RealTime IT News

IBM: Security Is Our Brand

Big Blue is rolling out a big plan for dealing with security in the most comprehensive way it can -- by using almost all of the immense technological assets at its disposal.

IBM today launched a wide array of new products and services from across its product portfolio in a bid to improve security throughout companies' IT infrastructures. The company also hopes that doing so will encourage companies to give it a larger portion of the estimated $100 billion spent annually on information security technologies.

"At the end of the day, it's not just a focus on selling more security, it's about maintaining current customer confidence in our offerings -- that IBM is and continues to be a big player in security," Stuart McIrvine, director of IBM’s Corporate Security Strategy told InternetNews.com. "We embed security in everything we do and security is a key aspect of the IBM brand."

To help drive that point home, IBM is debuting a slew of new products designed to help companies better mitigate risk -- a massive strategy that encompassed what IBM refers to as the core domains for IT security, which include infrastructure like firewalls and routers, identity and access management, application security and data security.

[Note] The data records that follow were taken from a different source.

@@ -985,8 +999,18 @@
             if (wgs <= cus && off_f * 4 <= TN_PART_BYTES) break;
             if (cg > (1 << 20)) return LARA2DGS_E_INVALID;
         }
-        L2D_LAUNCH_IN_SCOPE(s, gemm_tn_ring_kernel<false>, dim3(g.first_wg[count]), dim3(512), TR_RING * TR_STAGE, g);
-        L2D_LAUNCH_IN_SCOPE(s, accum_partials4_group_kernel, dim3(a.first_wg[count]), dim3(256), 0, a);
+        if (sub < count) {
+            const int g0 = g.first_wg[from], a0 = a.first_wg[from];
+            for (int k = 0; k < sub; k++) {
+                g.p[k] = g.p[from + k]; g.first_wg[k] = g.first_wg[from + k] - g0;
+                a.dst[k] = a.dst[from + k]; a.part[k] = a.part[from + k]; a.n[k] = a.n[from + k]; a.parts[k] = a.parts[from + k];
+                a.first_wg[k] = a.first_wg[from + k] - a0;
+            }
+            g.first_wg[sub] = g.first_wg[to] - g0; a.first_wg[sub] = a.first_wg[to] - a0;
+            g.count = a.count = sub;
+        }
+        L2D_LAUNCH_IN_SCOPE(s, gemm_tn_ring_kernel<false>, dim3(g.first_wg[sub]), dim3(512), TR_RING * TR_STAGE, g);
+        L2D_LAUNCH_IN_SCOPE(s, accum_partials4_group_kernel, dim3(a.first_wg[sub]), dim3(256), 0, a);
         return LARA2DGS_OK;
     }
     const int want = 1280;
@@ -1018,8 +1042,18 @@
         base -= 8;
     }
     if (off_f * 4 > TN_PART_BYTES) return LARA2DGS_E_INVALID;
-    L2D_LAUNCH_IN_SCOPE(s, (gemm_bf16_tn_lds_kernel<false>), dim3(g.first_slot[count] * 8), dim3(256), 0, g);
-    L2D_LAUNCH_IN_SCOPE(s, accum_partials4_group_kernel, dim3(a.first_wg[count]), dim3(256), 0, a);
+    if (sub < count) {
+        const int s0 = g.first_slot[from], a0 = a.first_wg[from];
+        for (int k = 0; k < sub; k++) {
+            g.p[k] = g.p[from + k]; g.first_slot[k] = g.first_slot[from + k] - s0;
+            a.dst[k] = a.dst[from + k]; a.part[k] = a.part[from + k]; a.n[k] = a.n[from + k]; a.parts[k] = a.parts[from + k];
+            a.first_wg[k] = a.first_wg[from + k] - a0;
+        }
+        g.first_slot[sub] = g.first_slot[to] - s0; a.first_wg[sub] = a.first_wg[to] - a0;
+        g.count = a.count = sub;
+    }
+    L2D_LAUNCH_IN_SCOPE(s, (gemm_bf16_tn_lds_kernel<false>), dim3(g.first_slot[sub] * 8), dim3(256), 0, g);
+    L2D_LAUNCH_IN_SCOPE(s, accum_partials4_group_kernel, dim3(a.first_wg[sub]), dim3(256), 0, a);
     return LARA2DGS_OK;
 }
 
@@ -1135,6 +1169,70 @@
     }
     return LARA2DGS_OK;
 }
+
+constexpr int ENC_BWD_OVERLAP_DEFAULT = 0;
+int overlap_mode() {
+    static const int mode = [] {
+        const char *e = getenv("LARA_ENC_BWD_OVERLAP");
+        if (!e || !*e) return ENC_BWD_OVERLAP_DEFAULT;
+        const int v = atoi(e);
+        return v <= 0 ? 0 : (v >= 3 ? 3 : 1);
+    }();
+    return mode;
+}
+enum { EV_FORK, EV_MLP, EV_NORM2, EV_ATTN, EV_CONVDW, EV_JOIN, EV_COUNT };
+constexpr int SIDE_DEVICES_MAX = 64;
+struct SideLane {
+    std::mutex mu;
+    hipStream_t side = nullptr;
+    hipEvent_t ev[EV_COUNT] = {};
+};
+SideLane g_lanes[SIDE_DEVICES_MAX];
+
+struct SideRun {
+    SideLane *lane = nullptr;
+    hipStream_t main = nullptr, side = nullptr;
+    bool forked = false;
+    ~SideRun() {
+        if (!lane) return;
+        if (forked && hipEventRecord(lane->ev[EV_JOIN], side) == hipSuccess) (void)hipStreamWaitEvent(main, lane->ev[EV_JOIN], 0);
+        lane->mu.unlock();
+    }
+    bool on() const { return lane != nullptr; }
+    int begin(hipStream_t s) {
+        main = side = s;
+        if (!overlap_mode() || l2d_profile_on()) return LARA2DGS_OK;
+        int dev = 0;
+        L2D_HIP(hipGetDevice(&dev));
+        if (dev < 0 || dev >= SIDE_DEVICES_MAX) return LARA2DGS_OK;
+        SideLane *l = &g_lanes[dev];
+        l->mu.lock();
+        if (!l->side) {
+            int least = 0, greatest = 0;
+            hipStream_t st = nullptr;
+            hipError_t e = hipDeviceGetStreamPriorityRange(&least, &greatest);
+            if (e == hipSuccess) e = hipStreamCreateWithPriority(&st, hipStreamNonBlocking, least);
+            for (int k = 0; k < EV_COUNT && e == hipSuccess; k++) e = hipEventCreateWithFlags(&l->ev[k], hipEventDisableTiming);
+            if (e != hipSuccess) {
+                for (int k = 0; k < EV_COUNT; k++) if (l->ev[k]) { (void)hipEventDestroy(l->ev[k]); l->ev[k] = nullptr; }
+                if (st) (void)hipStreamDestroy(st);
+                l->mu.unlock();
+                return l2d_fail(e);
+            }
+            l->side = st;
+        }
+        lane = l;
+        side = l->side;
+        return LARA2DGS_OK;
+    }
+    int side_after_main(int ev) {
+        if (!lane) return LARA2DGS_OK;
+        L2D_HIP(hipEventRecord(lane->ev[ev], main));
+        L2D_HIP(hipStreamWaitEvent(side, lane->ev[ev], 0));
+        forked = true;
+        return LARA2DGS_OK;
+    }
+};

"To manage risk, you need to be able to have monitoring across domains," McIrvine said. "It's not good enough to just throw in a capability."

Among the new offerings is the IBM Proventia Content Analyzer Technology, which will integrate with IBM's Intrusion Prevention System (IPS) product to prevent leakage of confidential data and information. A second product, IBM Data Security Services for Enterprise Content Protection, offers monitoring services to protect against data leakage.

On the auditing and compliance side, IBM has a new Data Security Services for Activity Compliance Monitoring and Reporting offering, designed to provide security auditing capabilities as well as security monitoring. Another new compliance tool, IBM's User Compliance Management Software, provides ongoing audits based on preset policies to determine software compliance and flag any violations.

IBM QuickStart Services for Tivoli Compliance Insight Manager is a new service offering that aims to make it faster to actually get IBM’s automated security information and event management software up and running quickly.

For actual PCs and notebook computers, IBM is introducing Data Security Services for Endpoint Data Protection, which aims to protect against unauthorized data access.

Finally, to address security issues relating to enterprise applications, IBM is revealing the first fruits of its acquisition of application security vendor Watchfire. The new IBM Online Application Security and Compliance Management looks at security inside application to ensure compliance and to mitigate security risks.

While the new offerings may seem a large and unwieldy assortment, McIrvine said IBM's goal is to ensure the different pieces work together.

IBM's new security push also isn't intended to compete against other large security frameworks, such as Cisco's Self Defending Network initiative. In fact, McIrvine said there are areas of compatibility between IBM's new products and those of other large enterprise vendors.

That's particularly true in the area of Network Access Control (NAC). According to McIrvine, IBM and Cisco have had a partnership for more than three years, through which IBM leverages its Tivoli product portfolio to handle NAC policy enforcement.

"NAC is an important capability that still needs to be more mature," McIrvine said. "It's part of our information security domain but there are other parts."

Though security has been a topic of importance to enterprises for some time, renewed emphasis on regulatory compliance and the costs associated with not protecting data properly are part of the reason why IBM is making this push.

While the threat of unprotected data might be downright scary to some IT managers, IBM said it wasn't trying to compound their fear by releasing its new suite during Halloween.

"It's pure coincidence," McIrvine said. "There are threats and hackers and people that take advantage of events on the calendar, but that's not what's on top of the agenda for CIOs. They're focused on regulations and compliance and other areas like basic user errors."